**Brief:** Every line of the listing that holds the word "LambHyper" should be returned.

**********

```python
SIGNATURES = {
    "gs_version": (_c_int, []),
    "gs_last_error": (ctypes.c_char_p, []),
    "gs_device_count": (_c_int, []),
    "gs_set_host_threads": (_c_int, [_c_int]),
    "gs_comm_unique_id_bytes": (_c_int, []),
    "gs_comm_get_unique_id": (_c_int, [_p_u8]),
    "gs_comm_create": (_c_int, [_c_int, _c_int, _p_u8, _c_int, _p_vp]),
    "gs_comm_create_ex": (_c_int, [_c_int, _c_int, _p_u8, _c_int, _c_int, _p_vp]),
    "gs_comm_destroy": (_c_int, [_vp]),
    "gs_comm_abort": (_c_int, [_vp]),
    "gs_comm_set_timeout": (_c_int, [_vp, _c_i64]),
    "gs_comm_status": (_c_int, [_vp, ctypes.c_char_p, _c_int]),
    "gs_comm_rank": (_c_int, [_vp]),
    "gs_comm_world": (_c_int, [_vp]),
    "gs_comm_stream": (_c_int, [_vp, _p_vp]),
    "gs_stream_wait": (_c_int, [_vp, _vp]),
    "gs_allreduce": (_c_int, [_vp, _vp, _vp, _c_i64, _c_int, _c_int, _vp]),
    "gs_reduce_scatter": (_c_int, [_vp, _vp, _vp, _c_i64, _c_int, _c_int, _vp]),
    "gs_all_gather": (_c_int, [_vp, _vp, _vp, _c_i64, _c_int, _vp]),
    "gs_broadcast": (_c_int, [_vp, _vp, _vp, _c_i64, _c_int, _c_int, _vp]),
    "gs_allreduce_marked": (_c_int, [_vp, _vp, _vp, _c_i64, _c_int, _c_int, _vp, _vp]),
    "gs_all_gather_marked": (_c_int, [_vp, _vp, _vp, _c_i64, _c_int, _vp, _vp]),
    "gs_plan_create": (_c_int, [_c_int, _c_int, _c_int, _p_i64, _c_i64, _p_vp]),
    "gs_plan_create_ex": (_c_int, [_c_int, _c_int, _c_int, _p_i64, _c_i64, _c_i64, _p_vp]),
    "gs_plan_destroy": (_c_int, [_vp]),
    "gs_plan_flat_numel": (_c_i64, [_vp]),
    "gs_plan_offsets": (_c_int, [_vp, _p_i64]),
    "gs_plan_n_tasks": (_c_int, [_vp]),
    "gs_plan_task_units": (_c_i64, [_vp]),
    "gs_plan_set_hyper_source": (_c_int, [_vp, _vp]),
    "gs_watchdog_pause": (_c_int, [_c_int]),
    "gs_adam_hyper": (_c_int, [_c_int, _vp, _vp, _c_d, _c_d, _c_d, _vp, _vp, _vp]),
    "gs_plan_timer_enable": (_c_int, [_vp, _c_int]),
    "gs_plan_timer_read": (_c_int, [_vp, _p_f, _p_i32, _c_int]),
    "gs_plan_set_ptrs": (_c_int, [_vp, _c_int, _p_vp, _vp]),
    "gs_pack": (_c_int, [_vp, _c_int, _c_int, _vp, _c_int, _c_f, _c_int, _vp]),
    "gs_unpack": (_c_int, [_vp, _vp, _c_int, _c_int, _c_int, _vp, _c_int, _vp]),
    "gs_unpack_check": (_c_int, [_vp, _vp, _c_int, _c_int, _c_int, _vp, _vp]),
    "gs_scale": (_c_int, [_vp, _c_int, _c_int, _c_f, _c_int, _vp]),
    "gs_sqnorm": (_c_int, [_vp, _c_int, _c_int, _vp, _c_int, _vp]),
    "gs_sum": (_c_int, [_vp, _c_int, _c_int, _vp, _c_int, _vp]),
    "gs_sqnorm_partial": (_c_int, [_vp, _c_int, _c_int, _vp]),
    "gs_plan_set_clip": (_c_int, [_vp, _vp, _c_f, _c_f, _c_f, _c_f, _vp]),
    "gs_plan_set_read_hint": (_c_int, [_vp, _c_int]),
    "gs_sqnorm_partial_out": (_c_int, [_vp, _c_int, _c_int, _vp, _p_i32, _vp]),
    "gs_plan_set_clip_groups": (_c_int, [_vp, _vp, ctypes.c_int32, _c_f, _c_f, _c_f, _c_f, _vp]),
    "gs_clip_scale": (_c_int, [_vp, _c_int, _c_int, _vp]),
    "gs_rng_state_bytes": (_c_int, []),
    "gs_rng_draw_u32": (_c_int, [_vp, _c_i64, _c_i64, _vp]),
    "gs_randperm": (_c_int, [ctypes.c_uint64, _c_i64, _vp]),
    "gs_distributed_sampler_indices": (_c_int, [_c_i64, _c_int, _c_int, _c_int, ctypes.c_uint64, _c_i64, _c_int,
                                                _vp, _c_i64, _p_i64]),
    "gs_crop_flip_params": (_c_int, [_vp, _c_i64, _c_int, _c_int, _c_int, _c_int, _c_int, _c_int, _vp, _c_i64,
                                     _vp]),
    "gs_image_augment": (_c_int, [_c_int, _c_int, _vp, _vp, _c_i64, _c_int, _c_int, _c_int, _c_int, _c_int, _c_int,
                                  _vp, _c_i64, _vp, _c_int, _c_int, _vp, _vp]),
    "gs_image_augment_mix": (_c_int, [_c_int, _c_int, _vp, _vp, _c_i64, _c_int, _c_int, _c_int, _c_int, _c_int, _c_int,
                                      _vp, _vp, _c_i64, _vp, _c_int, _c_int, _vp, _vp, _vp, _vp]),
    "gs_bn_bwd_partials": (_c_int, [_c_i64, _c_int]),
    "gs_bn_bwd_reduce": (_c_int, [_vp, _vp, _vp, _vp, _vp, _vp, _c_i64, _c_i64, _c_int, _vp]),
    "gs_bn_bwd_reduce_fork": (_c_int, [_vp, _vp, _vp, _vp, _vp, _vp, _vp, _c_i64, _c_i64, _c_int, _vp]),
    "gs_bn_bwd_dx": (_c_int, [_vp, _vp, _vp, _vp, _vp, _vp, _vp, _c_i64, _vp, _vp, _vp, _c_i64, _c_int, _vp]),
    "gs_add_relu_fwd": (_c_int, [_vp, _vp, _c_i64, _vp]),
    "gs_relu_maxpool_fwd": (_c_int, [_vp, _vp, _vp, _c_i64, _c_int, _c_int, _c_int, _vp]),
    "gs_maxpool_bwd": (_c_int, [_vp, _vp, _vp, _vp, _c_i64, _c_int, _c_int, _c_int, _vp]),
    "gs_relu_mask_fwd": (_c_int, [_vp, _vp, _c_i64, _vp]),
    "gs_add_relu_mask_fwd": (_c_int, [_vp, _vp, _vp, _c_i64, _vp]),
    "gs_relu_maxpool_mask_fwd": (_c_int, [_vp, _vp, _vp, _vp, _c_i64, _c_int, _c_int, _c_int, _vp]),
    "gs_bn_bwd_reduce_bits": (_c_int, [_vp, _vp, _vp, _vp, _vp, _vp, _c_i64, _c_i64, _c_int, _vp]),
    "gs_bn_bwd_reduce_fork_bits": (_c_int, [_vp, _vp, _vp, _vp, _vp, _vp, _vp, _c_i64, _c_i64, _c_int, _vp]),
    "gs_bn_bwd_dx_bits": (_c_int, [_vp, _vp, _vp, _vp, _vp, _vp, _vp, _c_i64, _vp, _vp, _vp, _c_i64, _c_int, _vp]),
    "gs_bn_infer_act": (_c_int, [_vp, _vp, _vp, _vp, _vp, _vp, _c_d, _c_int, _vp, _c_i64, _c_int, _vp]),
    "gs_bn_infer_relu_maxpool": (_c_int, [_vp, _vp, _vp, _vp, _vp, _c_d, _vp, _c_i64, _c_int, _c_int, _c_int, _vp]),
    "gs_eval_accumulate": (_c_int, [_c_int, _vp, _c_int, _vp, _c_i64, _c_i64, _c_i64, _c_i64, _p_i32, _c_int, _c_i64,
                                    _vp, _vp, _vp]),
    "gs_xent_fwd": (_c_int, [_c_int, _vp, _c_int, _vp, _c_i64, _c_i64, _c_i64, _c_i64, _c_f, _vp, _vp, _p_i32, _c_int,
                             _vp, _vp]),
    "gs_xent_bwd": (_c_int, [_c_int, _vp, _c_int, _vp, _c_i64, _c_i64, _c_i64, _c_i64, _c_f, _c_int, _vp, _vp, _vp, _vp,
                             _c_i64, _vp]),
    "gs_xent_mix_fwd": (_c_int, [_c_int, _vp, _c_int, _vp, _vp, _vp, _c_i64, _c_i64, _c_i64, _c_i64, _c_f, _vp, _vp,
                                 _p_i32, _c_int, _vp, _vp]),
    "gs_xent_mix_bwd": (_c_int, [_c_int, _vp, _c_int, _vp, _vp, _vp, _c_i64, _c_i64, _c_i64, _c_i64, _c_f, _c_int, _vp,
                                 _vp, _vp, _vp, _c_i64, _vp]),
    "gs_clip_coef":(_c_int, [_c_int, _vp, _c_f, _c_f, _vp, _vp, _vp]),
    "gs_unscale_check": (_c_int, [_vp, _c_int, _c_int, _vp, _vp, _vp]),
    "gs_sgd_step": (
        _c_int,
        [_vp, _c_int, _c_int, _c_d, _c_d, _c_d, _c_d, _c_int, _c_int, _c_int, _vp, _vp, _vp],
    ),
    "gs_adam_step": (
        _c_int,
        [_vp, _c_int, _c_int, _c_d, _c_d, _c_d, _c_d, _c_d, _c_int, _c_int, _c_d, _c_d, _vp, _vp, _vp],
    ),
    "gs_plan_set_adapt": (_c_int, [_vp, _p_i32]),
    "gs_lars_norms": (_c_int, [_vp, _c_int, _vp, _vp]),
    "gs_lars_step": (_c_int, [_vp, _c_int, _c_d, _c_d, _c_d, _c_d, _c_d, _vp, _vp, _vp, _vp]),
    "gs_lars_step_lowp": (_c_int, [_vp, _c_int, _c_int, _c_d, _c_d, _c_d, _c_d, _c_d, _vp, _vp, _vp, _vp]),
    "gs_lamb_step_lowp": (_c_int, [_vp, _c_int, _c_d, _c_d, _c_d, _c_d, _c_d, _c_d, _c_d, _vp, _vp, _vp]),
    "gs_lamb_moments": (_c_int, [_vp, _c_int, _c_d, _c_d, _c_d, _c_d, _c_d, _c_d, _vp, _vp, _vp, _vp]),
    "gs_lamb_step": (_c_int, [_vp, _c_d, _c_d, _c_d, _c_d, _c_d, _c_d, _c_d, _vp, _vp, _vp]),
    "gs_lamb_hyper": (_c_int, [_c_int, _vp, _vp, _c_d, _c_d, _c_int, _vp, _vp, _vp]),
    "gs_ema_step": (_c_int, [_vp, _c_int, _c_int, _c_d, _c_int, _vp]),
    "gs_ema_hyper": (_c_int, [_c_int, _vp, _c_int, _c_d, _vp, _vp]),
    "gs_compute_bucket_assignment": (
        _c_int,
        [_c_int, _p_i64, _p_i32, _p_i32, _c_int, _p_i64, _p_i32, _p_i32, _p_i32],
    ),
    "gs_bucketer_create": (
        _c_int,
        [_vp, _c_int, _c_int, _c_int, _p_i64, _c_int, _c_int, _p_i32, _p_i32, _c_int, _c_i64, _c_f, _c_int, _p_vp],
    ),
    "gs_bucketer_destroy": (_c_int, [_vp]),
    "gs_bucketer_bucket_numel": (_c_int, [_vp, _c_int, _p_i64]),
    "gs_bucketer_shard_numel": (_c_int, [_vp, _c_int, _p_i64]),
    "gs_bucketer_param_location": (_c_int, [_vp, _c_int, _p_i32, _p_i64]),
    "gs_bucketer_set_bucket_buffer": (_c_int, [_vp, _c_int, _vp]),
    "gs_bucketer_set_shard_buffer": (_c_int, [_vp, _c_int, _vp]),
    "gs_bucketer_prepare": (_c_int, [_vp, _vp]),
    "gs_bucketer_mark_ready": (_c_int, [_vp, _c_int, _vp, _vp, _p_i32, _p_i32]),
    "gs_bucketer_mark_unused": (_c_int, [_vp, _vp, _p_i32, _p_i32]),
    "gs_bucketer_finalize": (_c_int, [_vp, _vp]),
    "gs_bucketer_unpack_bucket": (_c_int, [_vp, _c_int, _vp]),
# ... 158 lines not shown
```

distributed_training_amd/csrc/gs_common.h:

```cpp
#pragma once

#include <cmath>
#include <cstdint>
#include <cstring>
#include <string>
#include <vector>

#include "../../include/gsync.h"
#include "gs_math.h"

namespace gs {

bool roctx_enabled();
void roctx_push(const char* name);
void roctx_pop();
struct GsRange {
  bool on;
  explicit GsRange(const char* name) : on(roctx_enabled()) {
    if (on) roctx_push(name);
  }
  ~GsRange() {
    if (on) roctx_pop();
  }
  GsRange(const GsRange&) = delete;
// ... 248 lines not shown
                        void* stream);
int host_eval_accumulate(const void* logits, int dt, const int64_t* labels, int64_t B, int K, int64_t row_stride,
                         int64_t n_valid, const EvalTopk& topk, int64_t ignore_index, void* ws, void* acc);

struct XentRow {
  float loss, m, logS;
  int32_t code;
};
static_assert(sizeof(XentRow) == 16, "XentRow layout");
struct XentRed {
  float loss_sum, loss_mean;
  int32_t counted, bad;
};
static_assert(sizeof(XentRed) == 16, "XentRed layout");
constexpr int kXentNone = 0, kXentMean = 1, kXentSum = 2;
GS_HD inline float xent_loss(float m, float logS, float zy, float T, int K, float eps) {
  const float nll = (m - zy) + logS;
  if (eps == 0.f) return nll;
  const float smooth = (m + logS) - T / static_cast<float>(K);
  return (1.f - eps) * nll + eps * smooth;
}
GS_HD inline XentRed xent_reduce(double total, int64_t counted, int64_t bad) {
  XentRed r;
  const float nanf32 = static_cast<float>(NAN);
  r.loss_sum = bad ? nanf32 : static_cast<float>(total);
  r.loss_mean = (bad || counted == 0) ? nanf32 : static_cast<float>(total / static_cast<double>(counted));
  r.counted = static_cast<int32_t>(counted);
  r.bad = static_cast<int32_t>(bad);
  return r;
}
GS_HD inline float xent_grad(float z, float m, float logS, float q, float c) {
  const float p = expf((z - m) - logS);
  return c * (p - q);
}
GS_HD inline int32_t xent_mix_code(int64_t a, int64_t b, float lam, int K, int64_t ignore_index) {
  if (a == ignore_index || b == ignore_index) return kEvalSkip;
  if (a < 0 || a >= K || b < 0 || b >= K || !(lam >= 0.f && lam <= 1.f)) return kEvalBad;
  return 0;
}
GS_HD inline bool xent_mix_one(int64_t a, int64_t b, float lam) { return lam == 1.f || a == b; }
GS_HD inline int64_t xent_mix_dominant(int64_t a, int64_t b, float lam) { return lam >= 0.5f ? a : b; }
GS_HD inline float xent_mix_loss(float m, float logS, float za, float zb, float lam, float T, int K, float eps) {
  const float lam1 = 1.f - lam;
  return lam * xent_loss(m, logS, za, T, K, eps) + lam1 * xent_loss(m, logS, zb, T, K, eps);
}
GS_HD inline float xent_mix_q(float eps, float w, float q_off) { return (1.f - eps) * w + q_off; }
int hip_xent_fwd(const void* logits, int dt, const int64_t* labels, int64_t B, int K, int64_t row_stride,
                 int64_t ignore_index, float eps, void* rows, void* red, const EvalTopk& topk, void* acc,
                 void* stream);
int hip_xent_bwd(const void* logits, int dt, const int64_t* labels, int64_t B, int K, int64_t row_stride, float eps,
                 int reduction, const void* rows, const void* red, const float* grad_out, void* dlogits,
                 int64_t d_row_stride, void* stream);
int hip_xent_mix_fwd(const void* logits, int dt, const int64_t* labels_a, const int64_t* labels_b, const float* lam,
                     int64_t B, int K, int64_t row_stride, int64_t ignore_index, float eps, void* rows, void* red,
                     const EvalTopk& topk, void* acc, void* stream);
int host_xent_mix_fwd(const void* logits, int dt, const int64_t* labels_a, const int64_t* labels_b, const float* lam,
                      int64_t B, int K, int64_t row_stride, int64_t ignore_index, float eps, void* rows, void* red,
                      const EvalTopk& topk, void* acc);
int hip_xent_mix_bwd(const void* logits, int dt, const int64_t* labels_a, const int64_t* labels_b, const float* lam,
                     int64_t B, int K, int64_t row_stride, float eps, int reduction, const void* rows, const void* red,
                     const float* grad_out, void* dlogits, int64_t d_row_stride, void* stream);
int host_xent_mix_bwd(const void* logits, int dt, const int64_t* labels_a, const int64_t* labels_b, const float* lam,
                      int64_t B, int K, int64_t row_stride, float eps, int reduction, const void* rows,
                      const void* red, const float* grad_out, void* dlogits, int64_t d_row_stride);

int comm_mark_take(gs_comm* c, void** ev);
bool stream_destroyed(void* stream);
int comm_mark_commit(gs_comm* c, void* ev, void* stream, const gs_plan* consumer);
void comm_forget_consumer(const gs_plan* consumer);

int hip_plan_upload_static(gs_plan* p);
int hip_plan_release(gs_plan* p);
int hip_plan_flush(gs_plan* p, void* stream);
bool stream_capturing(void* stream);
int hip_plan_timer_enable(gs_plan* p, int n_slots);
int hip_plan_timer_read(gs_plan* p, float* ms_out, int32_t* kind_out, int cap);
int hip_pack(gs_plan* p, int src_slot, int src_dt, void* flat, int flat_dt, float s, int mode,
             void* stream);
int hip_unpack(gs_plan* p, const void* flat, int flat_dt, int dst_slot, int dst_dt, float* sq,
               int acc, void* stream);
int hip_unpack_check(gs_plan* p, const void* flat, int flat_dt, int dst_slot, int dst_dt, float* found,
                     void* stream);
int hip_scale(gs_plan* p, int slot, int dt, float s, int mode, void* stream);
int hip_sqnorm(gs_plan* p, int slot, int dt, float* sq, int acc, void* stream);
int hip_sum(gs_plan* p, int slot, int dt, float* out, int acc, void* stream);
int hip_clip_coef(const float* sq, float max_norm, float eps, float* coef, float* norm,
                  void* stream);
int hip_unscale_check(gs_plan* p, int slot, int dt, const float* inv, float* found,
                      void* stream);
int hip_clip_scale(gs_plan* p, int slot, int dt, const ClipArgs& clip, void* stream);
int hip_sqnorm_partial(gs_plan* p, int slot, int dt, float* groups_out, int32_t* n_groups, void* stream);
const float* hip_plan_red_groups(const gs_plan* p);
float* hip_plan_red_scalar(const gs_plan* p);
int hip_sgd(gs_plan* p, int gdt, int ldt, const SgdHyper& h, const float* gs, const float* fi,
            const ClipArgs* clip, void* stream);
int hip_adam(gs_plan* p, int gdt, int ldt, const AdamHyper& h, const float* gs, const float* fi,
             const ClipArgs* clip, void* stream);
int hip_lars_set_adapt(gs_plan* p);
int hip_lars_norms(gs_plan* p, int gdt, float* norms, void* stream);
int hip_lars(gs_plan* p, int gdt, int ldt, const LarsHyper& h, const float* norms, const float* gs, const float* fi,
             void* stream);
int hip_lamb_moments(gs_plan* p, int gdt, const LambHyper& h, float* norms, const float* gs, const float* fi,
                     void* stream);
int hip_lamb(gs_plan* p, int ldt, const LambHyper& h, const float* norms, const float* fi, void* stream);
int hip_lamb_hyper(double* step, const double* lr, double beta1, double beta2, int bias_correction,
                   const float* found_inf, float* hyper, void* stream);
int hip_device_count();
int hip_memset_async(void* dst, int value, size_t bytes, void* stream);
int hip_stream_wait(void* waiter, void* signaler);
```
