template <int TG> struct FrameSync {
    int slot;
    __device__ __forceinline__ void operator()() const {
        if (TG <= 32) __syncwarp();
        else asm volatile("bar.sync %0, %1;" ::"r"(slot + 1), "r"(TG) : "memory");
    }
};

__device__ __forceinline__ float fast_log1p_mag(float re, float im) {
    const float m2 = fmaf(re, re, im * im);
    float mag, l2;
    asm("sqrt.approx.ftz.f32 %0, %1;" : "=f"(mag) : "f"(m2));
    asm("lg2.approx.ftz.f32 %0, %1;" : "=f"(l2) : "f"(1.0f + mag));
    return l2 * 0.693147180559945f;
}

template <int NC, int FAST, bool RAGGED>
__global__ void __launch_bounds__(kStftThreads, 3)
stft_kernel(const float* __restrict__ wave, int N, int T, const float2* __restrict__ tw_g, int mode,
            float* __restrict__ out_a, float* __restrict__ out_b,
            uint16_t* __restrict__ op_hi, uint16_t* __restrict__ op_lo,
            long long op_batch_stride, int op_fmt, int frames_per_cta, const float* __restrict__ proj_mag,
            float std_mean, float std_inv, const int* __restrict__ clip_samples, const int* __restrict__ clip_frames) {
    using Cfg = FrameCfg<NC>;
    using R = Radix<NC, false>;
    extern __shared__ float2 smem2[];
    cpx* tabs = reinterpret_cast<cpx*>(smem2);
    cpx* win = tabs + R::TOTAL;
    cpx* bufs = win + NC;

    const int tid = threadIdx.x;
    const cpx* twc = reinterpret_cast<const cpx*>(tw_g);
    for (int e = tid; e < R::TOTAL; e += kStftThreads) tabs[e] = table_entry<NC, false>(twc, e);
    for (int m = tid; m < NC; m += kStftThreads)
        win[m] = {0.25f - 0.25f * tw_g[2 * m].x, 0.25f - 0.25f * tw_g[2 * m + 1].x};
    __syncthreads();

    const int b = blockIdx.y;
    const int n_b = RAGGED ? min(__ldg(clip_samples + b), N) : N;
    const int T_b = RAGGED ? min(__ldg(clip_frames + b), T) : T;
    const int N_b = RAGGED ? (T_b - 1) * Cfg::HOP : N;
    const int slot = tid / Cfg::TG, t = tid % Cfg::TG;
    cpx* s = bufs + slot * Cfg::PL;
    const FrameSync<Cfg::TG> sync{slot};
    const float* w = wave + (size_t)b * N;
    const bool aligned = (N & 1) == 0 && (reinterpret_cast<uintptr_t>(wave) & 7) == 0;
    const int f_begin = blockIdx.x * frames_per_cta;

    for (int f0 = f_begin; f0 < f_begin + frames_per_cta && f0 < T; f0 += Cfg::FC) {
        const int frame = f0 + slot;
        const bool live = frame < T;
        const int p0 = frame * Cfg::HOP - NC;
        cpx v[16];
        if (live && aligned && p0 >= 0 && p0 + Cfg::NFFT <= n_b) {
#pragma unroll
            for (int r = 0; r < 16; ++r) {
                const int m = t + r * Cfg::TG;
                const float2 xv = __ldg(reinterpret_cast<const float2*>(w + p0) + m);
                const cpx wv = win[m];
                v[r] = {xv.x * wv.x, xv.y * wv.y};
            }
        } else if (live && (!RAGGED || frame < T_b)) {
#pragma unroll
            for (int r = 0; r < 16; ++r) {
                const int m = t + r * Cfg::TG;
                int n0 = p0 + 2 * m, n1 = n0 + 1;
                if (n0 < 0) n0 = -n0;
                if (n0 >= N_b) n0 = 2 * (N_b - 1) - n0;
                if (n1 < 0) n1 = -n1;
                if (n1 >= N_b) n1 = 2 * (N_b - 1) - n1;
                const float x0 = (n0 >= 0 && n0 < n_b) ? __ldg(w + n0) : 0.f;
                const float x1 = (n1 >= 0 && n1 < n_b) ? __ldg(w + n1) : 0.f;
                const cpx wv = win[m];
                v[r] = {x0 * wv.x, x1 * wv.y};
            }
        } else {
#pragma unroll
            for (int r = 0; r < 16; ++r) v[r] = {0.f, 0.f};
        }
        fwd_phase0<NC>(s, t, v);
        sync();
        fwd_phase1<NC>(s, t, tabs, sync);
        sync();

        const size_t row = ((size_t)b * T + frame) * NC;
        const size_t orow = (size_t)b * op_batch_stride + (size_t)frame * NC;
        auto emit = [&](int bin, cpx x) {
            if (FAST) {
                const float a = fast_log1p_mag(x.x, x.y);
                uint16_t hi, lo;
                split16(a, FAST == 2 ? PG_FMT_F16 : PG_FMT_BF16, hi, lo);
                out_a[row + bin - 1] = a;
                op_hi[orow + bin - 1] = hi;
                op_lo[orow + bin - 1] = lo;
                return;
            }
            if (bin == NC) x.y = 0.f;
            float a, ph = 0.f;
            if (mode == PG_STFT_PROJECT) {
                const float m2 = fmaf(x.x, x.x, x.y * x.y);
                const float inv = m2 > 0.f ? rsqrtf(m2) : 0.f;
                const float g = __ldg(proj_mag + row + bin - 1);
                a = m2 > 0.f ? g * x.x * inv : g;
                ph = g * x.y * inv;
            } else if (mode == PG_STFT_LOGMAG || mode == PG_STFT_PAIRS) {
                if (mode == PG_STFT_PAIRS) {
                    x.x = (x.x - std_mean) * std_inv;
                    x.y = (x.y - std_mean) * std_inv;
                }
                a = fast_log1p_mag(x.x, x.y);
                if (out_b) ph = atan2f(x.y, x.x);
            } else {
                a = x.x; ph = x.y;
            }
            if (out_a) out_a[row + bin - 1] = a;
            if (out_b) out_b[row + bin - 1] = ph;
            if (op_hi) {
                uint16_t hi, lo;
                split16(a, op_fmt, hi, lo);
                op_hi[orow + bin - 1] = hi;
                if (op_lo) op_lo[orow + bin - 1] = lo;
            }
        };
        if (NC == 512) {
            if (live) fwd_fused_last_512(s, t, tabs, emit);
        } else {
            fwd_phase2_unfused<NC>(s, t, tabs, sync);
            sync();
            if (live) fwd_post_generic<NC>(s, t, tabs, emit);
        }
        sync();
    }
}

**********

**Answer section:**
int hip_lamb_moments(gs_plan* p, int gdt, const LambHyper& h, float* norms, const float* gs, const float* fi,
int hip_lamb(gs_plan* p, int ldt, const LambHyper& h, const float* norms, const float* fi, void* stream);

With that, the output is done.